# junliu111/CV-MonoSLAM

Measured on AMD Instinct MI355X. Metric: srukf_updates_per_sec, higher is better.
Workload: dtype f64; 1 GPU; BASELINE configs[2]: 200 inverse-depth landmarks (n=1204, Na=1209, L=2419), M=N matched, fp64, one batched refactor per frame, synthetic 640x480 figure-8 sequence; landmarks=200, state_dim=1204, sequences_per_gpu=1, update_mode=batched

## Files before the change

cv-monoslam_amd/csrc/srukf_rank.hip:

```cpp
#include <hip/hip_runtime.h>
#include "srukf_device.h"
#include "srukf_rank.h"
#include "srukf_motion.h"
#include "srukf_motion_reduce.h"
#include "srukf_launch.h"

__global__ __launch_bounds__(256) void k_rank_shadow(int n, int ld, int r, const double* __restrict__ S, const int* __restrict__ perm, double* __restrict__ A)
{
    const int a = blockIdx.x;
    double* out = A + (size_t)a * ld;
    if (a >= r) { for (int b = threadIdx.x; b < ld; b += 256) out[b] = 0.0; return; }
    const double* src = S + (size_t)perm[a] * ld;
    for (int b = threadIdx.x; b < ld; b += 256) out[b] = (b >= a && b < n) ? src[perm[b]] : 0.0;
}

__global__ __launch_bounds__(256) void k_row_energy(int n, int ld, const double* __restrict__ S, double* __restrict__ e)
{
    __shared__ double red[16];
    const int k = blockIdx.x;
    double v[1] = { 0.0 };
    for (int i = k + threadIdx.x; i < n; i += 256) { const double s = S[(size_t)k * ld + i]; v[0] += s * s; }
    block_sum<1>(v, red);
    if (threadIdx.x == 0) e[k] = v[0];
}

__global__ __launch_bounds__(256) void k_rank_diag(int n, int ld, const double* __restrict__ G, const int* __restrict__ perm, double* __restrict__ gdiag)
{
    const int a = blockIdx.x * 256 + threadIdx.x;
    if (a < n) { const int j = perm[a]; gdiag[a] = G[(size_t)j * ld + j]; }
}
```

──────────

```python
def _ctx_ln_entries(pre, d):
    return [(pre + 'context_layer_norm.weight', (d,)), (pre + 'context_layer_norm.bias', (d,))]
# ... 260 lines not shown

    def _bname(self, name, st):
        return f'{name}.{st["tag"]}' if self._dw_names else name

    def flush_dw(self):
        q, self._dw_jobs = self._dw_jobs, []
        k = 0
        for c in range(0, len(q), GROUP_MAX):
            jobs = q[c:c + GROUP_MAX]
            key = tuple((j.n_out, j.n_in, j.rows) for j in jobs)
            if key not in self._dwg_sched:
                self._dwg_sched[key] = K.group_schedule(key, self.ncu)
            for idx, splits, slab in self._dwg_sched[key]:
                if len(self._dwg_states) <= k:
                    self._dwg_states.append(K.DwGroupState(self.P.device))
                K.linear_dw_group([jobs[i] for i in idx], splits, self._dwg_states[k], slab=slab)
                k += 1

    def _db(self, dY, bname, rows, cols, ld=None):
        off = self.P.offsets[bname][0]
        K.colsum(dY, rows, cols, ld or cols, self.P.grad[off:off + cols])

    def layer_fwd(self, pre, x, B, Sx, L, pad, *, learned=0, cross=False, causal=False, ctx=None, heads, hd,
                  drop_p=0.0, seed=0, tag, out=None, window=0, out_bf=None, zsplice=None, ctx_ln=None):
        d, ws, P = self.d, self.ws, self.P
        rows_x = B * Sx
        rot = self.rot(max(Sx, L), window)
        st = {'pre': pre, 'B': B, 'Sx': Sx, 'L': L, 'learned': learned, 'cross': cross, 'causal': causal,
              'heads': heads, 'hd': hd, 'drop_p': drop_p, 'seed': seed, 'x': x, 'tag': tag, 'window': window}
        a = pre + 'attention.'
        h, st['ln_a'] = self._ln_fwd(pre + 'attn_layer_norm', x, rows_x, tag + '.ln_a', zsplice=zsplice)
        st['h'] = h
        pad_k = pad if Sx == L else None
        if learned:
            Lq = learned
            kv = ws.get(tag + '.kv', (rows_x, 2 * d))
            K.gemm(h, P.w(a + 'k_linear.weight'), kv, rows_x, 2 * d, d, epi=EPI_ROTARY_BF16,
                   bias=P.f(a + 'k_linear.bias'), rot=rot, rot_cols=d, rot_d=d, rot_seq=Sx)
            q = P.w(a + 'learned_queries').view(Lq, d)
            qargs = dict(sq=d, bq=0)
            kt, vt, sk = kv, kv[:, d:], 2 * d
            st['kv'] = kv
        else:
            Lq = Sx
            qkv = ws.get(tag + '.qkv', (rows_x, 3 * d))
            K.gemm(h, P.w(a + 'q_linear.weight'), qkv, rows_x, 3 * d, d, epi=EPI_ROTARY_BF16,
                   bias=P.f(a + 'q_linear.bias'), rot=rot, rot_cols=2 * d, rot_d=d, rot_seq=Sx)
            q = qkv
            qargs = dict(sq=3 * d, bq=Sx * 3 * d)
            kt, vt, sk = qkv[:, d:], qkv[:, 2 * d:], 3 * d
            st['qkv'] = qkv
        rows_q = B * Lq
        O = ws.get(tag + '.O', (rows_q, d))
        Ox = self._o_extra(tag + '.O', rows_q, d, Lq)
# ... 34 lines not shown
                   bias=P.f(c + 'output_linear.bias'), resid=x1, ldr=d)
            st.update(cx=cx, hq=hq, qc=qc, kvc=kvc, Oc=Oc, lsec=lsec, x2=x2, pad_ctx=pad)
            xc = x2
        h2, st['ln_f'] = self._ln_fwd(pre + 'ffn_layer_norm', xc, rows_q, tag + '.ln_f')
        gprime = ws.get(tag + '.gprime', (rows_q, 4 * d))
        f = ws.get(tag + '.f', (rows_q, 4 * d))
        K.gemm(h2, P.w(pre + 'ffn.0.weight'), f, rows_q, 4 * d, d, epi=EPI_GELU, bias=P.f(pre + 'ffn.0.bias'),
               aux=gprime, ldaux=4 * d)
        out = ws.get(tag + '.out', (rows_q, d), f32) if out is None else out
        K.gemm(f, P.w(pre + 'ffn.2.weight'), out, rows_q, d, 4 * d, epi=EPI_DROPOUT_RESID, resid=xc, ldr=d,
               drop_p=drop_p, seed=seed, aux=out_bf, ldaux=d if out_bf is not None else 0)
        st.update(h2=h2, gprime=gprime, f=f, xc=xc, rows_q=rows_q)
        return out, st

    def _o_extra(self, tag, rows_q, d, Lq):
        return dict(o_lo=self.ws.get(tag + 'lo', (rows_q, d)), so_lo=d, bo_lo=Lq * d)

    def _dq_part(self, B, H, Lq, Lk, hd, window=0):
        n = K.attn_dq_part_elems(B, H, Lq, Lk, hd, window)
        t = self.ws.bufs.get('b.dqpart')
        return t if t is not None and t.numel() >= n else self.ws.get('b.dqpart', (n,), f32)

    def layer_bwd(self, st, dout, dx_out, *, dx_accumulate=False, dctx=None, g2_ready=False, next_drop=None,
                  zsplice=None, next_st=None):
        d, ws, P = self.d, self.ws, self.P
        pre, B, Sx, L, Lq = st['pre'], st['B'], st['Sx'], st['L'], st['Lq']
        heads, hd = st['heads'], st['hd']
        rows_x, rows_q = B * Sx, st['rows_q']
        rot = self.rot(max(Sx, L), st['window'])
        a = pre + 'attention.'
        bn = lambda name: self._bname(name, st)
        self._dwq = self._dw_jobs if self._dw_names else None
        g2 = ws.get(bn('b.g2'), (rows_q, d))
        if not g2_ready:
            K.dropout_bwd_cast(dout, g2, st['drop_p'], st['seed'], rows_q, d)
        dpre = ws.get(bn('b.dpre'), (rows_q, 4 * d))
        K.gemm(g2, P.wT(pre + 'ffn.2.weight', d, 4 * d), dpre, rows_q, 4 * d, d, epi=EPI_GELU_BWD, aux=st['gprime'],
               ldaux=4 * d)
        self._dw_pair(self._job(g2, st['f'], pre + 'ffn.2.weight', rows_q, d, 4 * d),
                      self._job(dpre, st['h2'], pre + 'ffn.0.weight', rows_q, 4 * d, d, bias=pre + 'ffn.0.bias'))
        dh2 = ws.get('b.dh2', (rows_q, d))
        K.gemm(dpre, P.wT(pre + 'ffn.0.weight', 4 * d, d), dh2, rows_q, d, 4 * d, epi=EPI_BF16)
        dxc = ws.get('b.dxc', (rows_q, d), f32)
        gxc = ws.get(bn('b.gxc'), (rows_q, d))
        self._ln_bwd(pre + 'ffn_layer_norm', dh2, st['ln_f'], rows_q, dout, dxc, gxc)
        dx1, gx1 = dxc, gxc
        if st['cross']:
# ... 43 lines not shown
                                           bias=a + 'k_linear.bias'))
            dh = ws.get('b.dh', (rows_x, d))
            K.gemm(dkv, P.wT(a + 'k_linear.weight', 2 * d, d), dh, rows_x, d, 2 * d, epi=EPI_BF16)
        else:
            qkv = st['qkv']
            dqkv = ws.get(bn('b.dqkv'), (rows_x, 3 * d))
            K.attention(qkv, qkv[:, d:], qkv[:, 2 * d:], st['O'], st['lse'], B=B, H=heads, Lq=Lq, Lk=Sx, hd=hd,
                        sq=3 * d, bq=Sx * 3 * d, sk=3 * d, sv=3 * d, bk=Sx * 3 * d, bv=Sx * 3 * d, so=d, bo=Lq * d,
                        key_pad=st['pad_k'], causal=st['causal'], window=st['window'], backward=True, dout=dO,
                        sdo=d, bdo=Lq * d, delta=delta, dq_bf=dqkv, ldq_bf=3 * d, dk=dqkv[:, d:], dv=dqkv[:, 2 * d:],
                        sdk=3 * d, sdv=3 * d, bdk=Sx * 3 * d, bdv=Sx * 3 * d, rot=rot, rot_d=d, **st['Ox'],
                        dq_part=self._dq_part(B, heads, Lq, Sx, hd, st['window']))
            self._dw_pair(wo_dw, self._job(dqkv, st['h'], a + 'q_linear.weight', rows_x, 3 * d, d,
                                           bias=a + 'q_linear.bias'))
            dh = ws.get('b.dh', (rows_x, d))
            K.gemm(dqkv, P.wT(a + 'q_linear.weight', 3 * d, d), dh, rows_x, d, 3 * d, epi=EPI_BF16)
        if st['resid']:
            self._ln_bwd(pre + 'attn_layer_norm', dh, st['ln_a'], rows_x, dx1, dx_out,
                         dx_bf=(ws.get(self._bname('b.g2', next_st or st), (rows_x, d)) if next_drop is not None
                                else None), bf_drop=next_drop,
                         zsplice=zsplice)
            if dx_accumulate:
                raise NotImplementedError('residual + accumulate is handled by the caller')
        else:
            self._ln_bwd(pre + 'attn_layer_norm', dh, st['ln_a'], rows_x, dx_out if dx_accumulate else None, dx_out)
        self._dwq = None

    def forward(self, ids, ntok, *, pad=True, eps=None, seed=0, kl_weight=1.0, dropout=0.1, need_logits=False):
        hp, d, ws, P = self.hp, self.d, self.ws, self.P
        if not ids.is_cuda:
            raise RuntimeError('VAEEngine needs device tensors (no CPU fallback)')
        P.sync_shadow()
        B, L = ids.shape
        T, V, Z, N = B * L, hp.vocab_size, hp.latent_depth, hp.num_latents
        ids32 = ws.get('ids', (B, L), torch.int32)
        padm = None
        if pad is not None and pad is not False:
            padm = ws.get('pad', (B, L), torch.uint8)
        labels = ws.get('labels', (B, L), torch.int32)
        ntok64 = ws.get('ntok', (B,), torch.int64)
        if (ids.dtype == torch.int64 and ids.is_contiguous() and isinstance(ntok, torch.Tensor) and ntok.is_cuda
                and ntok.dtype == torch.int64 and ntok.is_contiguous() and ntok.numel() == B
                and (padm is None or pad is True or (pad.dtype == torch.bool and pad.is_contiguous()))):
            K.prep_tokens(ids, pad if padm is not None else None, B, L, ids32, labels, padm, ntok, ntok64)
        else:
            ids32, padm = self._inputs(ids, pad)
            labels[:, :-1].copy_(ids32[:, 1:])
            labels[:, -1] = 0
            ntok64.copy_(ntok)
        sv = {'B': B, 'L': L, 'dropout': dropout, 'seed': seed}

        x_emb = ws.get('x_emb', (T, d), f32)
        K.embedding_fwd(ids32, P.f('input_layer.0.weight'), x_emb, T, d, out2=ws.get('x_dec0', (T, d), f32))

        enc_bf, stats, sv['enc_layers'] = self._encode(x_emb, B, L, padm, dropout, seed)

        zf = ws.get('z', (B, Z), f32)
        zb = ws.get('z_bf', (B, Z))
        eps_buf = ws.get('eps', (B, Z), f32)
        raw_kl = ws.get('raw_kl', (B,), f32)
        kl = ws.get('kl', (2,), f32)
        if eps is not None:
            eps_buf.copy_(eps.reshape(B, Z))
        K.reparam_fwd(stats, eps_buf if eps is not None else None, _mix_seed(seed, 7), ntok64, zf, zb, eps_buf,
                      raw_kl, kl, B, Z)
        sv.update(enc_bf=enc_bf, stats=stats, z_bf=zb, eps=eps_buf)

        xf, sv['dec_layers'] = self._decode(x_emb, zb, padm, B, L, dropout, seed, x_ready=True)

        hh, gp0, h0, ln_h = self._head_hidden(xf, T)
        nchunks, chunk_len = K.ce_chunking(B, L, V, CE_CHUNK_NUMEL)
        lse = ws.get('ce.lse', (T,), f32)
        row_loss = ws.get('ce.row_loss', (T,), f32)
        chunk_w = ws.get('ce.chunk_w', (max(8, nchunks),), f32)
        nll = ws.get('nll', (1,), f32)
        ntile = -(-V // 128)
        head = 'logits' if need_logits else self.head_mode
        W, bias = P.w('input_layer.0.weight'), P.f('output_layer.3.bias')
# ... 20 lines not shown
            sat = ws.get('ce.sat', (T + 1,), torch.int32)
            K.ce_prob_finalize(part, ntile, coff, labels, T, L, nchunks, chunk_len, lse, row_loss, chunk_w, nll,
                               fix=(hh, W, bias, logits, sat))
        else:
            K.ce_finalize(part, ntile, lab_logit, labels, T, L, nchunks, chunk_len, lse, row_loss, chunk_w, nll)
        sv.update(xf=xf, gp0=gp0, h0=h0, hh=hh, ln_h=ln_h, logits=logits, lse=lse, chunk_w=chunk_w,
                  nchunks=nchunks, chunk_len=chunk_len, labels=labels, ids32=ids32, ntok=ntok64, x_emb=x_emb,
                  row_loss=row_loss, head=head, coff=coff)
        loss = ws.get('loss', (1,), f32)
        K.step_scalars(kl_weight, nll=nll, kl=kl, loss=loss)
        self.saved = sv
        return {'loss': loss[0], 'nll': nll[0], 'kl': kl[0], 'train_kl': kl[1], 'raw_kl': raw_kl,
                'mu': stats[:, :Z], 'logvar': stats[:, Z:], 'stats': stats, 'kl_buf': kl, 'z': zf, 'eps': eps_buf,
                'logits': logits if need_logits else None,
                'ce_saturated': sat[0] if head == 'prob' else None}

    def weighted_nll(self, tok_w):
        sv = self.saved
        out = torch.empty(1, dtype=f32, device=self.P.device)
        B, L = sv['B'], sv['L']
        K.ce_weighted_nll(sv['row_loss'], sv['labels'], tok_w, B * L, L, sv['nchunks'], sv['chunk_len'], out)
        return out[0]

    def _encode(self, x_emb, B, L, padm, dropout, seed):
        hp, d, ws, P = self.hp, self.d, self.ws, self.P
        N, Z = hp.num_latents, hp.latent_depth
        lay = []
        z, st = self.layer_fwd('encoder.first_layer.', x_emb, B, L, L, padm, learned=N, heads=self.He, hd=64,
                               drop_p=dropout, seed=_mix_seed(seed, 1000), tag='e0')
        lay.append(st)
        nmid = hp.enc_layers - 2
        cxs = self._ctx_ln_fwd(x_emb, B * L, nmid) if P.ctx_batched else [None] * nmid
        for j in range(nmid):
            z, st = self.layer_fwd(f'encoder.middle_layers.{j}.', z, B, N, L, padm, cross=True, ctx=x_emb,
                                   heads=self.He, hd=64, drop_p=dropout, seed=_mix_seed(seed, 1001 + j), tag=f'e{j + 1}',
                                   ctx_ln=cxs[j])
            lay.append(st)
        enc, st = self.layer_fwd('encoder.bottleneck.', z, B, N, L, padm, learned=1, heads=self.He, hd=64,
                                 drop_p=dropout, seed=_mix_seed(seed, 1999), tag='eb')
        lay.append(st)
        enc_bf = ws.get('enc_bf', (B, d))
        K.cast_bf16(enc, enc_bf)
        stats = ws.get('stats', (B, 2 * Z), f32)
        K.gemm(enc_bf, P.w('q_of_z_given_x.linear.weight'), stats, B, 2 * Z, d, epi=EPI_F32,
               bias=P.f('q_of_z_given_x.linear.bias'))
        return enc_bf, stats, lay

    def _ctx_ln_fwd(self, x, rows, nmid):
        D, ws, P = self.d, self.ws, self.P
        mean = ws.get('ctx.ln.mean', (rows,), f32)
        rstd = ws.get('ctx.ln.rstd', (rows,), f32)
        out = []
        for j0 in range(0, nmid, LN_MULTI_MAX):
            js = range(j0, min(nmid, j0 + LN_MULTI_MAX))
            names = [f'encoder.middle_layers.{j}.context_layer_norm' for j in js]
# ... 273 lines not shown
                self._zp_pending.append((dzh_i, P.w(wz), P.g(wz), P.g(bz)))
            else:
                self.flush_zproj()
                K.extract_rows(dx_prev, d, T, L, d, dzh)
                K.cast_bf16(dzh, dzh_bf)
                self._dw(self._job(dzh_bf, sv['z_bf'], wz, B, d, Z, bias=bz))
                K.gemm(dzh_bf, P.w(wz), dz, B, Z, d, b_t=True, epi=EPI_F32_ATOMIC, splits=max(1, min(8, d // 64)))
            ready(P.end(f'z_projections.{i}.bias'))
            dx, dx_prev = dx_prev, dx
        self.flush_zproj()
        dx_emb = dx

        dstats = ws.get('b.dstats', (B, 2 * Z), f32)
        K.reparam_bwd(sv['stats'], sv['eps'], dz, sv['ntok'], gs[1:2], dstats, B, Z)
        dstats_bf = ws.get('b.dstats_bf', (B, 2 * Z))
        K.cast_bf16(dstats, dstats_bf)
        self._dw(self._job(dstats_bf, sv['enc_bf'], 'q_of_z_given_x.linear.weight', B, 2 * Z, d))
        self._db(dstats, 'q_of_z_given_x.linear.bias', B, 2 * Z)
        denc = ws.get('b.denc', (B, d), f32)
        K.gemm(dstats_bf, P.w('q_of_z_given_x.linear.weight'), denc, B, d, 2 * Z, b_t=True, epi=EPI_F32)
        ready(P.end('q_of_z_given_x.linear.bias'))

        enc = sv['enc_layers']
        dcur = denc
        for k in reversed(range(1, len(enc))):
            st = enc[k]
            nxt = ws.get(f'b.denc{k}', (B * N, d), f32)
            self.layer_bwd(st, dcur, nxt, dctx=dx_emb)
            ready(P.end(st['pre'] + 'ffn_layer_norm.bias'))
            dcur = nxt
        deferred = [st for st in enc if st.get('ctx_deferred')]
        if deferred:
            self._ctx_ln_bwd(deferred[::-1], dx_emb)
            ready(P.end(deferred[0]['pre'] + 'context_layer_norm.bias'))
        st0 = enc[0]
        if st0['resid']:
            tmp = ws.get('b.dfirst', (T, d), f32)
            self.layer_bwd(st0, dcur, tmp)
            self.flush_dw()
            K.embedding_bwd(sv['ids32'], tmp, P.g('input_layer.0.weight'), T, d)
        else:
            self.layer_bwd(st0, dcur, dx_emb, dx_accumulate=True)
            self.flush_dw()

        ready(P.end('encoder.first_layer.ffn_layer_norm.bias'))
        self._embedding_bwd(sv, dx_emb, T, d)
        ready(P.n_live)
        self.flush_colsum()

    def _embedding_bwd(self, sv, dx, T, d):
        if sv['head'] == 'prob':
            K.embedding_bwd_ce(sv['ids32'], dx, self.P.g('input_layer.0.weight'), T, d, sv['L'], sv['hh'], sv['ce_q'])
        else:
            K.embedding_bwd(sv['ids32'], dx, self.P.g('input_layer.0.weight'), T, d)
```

──────────

TASK TO CARRY OUT:
Above are the entries; copy every line among them that contains the word "const".

RESPONSE:
__global__ __launch_bounds__(256) void k_rank_shadow(int n, int ld, int r, const double* __restrict__ S, const int* __restrict__ perm, double* __restrict__ A)
    const int a = blockIdx.x;
    const double* src = S + (size_t)perm[a] * ld;
__global__ __launch_bounds__(256) void k_row_energy(int n, int ld, const double* __restrict__ S, double* __restrict__ e)
    const int k = blockIdx.x;
    for (int i = k + threadIdx.x; i < n; i += 256) { const double s = S[(size_t)k * ld + i]; v[0] += s * s; }
__global__ __launch_bounds__(256) void k_rank_diag(int n, int ld, const double* __restrict__ G, const int* __restrict__ perm, double* __restrict__ gdiag)
    const int a = blockIdx.x * 256 + threadIdx.x;
    if (a < n) { const int j = perm[a]; gdiag[a] = G[(size_t)j * ld + j]; }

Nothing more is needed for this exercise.